19.4. Join Reordering

Background

The order in which joins are executed in a query can have a significant impact on the query’s performance. The aspect of join ordering that has the largest impact on performance is the size of the data being processed and passed over the network. If a join is not a primary key-foreign key join, the data produced can be much greater than the size of either table in the join– up to |Table 1| x |Table 2| for a cross join. If a join that produces a lot of data is performed early in the execution, then subsequent stages will need to process large amounts of data for longer than necessary, increasing the time and resources needed for the query.

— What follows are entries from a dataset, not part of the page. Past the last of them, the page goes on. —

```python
class PyramidFusion(ResNetBEVBackbone):
    def __init__(self, model_cfg, input_channels=64):
        super().__init__(model_cfg, input_channels)
        if model_cfg["resnext"]:
            self.resnet = ResNetModified(Bottleneck, model_cfg["layer_nums"], model_cfg["layer_strides"],
                                         model_cfg["num_filters"], inplanes=model_cfg.get("inplanes", 64),
                                         groups=32, width_per_group=4, expansion=1)
        self.align_corners = model_cfg.get("align_corners", False)
        if self.align_corners:
            raise NotImplementedError("align_corners=True fusion is not used by any HEAL config")
        for i in range(self.num_levels):
            setattr(self, f"single_head_{i}", nn.Conv2d(model_cfg["num_filters"][i], 1, kernel_size=1))

    def occupancy_head(self, i, feature):
        head = getattr(self, f"single_head_{i}")
        if not torch.is_grad_enabled() and ops.channel_dot_supported(feature):
            return ops.channel_dot(feature, head.weight, head.bias)
        return head(feature)

    def forward_single(self, spatial_features):
        feature_list = self.get_multiscale_feature(spatial_features)
        occ_map_list = [self.occupancy_head(i, feature_list[i]) for i in range(self.num_levels)]
        return self.decode_multiscale_feature(feature_list), occ_map_list

    def _zero_response_slot(self, like):
        return "pyramid_zero_response", [*self.resnet.parameters(), *self.resnet.buffers()], (tuple(like.shape[1:]), str(like.device))

    def _zero_response(self, like):
        def build():
            z = torch.zeros((1,) + tuple(like.shape[1:]), dtype=like.dtype, device=like.device)
            return [f.clone() for f in self.resnet(z)]
        tag, sources, extra = self._zero_response_slot(like)
        return derived.derived(tag, sources, build, extra)

    def _camcrop_plan(self, x, cam_slice, box):
        H, W = int(x.shape[2]), int(x.shape[3])
        ly, hy, lx, hx = box
        plan = []
        for i in range(self.layernum_):
            layer = getattr(self.resnet, f"layer{i}")
            s_tot = 1
            for blk in layer:
                s_tot *= blk.stride
            oly, ohy, Ho = _stage_influence(ly, hy, layer, H)
            olx, ohx, Wo = _stage_influence(lx, hx, layer, W)
            iy0, iy1 = _stage_needs(oly, ohy, layer, H)
            ix0, ix1 = _stage_needs(olx, ohx, layer, W)
            a = 8 * s_tot
            cy0, cy1, cx0, cx1 = iy0 // a * a, min(H, -(-iy1 // a) * a), ix0 // a * a, min(W, -(-ix1 // a) * a)
            if (cy1 - cy0) * (cx1 - cx0) > 0.7 * H * W:
                plan.append(None)
            else:
                plan.append(((cy0, cy1, cx0, cx1), (oly, ohy, olx, ohx),
                             (oly - cy0 // s_tot, ohy - cy0 // s_tot, olx - cx0 // s_tot, ohx - cx0 // s_tot)))
            ly, hy, lx, hx, H, W = oly, ohy, olx, ohx, Ho, Wo
        return plan

    def get_multiscale_feature_camcrop(self, x, cam_slice, box):
        n = int(x.shape[0])
        c0, c1 = cam_slice
        other = (0, c0) if c0 > 0 else (c1, n)
        bg = self._zero_response(x)
        plan = self._camcrop_plan(x, cam_slice, box)
        feats = []
        for i in range(self.layernum_):
            layer = getattr(self.resnet, f"layer{i}")
            if plan[i] is None:
                x = self.resnet.run_stage(layer, x)
                feats.append(x)
                continue
            (cy0, cy1, cx0, cx1), (gy0, gy1, gx0, gx1), (py0, py1, px0, px1) = plan[i]
            full = torch.empty((n,) + tuple(bg[i].shape[1:]), dtype=x.dtype, device=x.device)
            if other[1] > other[0]:
                xa = x[other[0]:other[1]]
                for j, blk in enumerate(layer):
                    xa = blk(xa, out=full[other[0]:other[1]]) if j == len(layer) - 1 else blk(xa)
            yc = layer(x[c0:c1, :, cy0:cy1, cx0:cx1].contiguous())
            full[c0:c1] = bg[i]
            full[c0:c1, :, gy0:gy1, gx0:gx1] = yc[:, :, py0:py1, px0:px1]
            x = full
            feats.append(x)
        return feats

    @property
    def layernum_(self):
        return self.resnet.layernum

    def _camcrop_args(self, spatial_features, agent_modality_list, cam_boxes):
        import os
        if (not cam_boxes or agent_modality_list is None or torch.is_grad_enabled() or not spatial_features.is_cuda
                or os.environ.get("HEAL_PYRAMID_CAMCROP", "1") != "1"):
            return None
        cams = [k for k, m in enumerate(agent_modality_list) if m in cam_boxes]
        n = len(agent_modality_list)
        if not cams or cams != list(range(cams[0], cams[-1] + 1)) or (cams[0] != 0 and cams[-1] != n - 1):
            return None
        from heal_amd.opencood.models.sub_modules.bev_blocks import Bottleneck
        if not all(isinstance(b, Bottleneck) and b.conv2.kernel_size == (3, 3) and b.conv2.padding == (1, 1)
                   for i in range(self.layernum_) for b in getattr(self.resnet, f"layer{i}")):
            return None
        boxes = [cam_boxes[agent_modality_list[k]] for k in cams]
        box = (min(b[0] for b in boxes), max(b[1] for b in boxes), min(b[2] for b in boxes), max(b[3] for b in boxes))
        H, W = int(spatial_features.shape[2]), int(spatial_features.shape[3])
        if H % 32 or W % 32 or not (0 <= box[0] < box[1] <= H and 0 <= box[2] < box[3] <= W):
            return None
        if derived.capturing() and not derived.ready(*self._zero_response_slot(spatial_features)):
            return None
        return (cams[0], cams[-1] + 1), box

    def multiscale(self, spatial_features, agent_modality_list=None, cam_boxes=None):
        cc = self._camcrop_args(spatial_features, agent_modality_list, cam_boxes)
        if cc is not None:
            return self.get_multiscale_feature_camcrop(spatial_features, *cc)
        return self.get_multiscale_feature(spatial_features)

    def forward_collab(self, spatial_features, record_len, affine_matrix, agent_modality_list=None,
                       cam_crop_info=None, grid_f64=True, cam_boxes=None):
        feature_list = self.multiscale(spatial_features, agent_modality_list, cam_boxes if len(record_len) == 1 else None)
        use_crop = bool(cam_crop_info) and not self.training
        fused_feature_list, occ_map_list = [], []
        import os
        if (len(record_len) == 1 and not torch.is_grad_enabled() and feature_list[0].is_cuda and 1 <= self.num_levels <= 4
                and int(record_len[0]) <= 8 and os.environ.get("HEAL_K5_LEVELS", "1") == "1"):
            n = int(record_len[0])
            crops_all = []
            for i in range(self.num_levels):
                occ_map_list.append(self.occupancy_head(i, feature_list[i]))
                crops = None
                if use_crop:
                    _, _, H, W = occ_map_list[i].shape
                    crops = [crop_window(H, W, cam_crop_info[mod][f"crop_ratio_H_{mod}"], cam_crop_info[mod][f"crop_ratio_W_{mod}"])
                             if mod in cam_crop_info else None for mod in agent_modality_list]
                crops_all.append(crops)
            fused = ops.warp_fuse_levels([f[:n] for f in feature_list], [o[:n] for o in occ_map_list], affine_matrix[0][0, :n],
                                         grid_f64, crops_all if use_crop else None)
            return self.decode_multiscale_feature([f.unsqueeze(0) for f in fused]), occ_map_list
        for i in range(self.num_levels):
            occ_map = self.occupancy_head(i, feature_list[i])
            occ_map_list.append(occ_map)
            crops = None
            if use_crop:
                _, _, H, W = occ_map.shape
                crops = []
                for mod in agent_modality_list:
                    if mod in cam_crop_info:
                        crops.append(crop_window(H, W, cam_crop_info[mod][f"crop_ratio_H_{mod}"],
                                                 cam_crop_info[mod][f"crop_ratio_W_{mod}"]))
                    else:
                        crops.append(None)
            fused_feature_list.append(weighted_fuse(feature_list[i], occ_map, record_len, affine_matrix,
                                                    grid_f64, crops))
        return self.decode_multiscale_feature(fused_feature_list), occ_map_list
```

Join Reordering Options in Presto

Presto’s join reordering strategy can be set by the configuration property join-reordering-strategy or the session property join_reordering_strategy. The options are NONE, ELIMINATE_CROSS_JOINS, and COST_BASED. The default value is ELIMINATE_CROSS _JOINS.

NONE

When the join reordering strategy is set to NONE, Presto joins tables in the order in which they are listed in a query. It is the responsibility of the user to optimize the join order when writing queries in order to achieve better performance and handle larger joins. It is often a good idea to join small tables early in the plan, and leave larger fact tables until the end. One should also be careful of introducing cross joins or join conditions that produce output that is larger than the size of the input. Though such joins may sometimes be necessary or optimal, when introduced unintentionally, they can dramatically reduce the performance of the query.

ELIMINATE_CROSS_JOINS

When the join reordering strategy is set to ELIMINATE_CROSS_JOINS (the default), the optimizer will search for cross joins in the query plan and try to eliminate them by changing the join order. When reordering, Presto will try to preserve the original join order as much as possible. If cross joins cannot be eliminated, the original join order will be maintained. Note that this join reordering strategy does not use any statistics. Therefore, Presto will try to eliminate any cross join it can, even if including the cross joins would have resulted in a more optimal query plan. For example, it may be optimal to perform a cross join of two small dimension tables before joining in the larger fact table. However, Presto will nevertheless reorder the joins to remove the cross join.

Examples

For the following query:

SELECT * FROM part p, orders o, lineitem l WHERE p.partkey = l.partkey AND l.orderkey = o.orderkey;

In the original join order part, orders, lineitem, Presto will first join the part table with the orders table, for which there is no join condition. When reorder-joins=true, the join order will be changed to part, lineitem, orders to eliminate the cross join.

For the following query:

SELECT * FROM part p, orders o, lineitem l, supplier s, nation n
WHERE p.partkey = l.partkey AND l.orderkey = o.orderkey AND l.suppkey = s.suppkey AND s.nationkey = n.nationkey;

The join order will change from part, orders, lineitem, supplier, nation to part, lineitem, orders, supplier, nation.

COST_BASED

When the join reordering strategy is set to COST_BASED, Presto will use Table Statistics provided by the connectors to estimate the costs for different join orders. It will then choose the join order with the lowest computed cost. If statistics are not available or if for any other reason a cost could not be computed, the ELIMINATE_CROSS_JOINS strategy is used instead. Enumerating all possible join orders for many tables is computationally intensive, so joins are reordered in groups of ten at a time. For example if a query has 15 joins, the first ten will be reordered together, and the last five will be reordered together.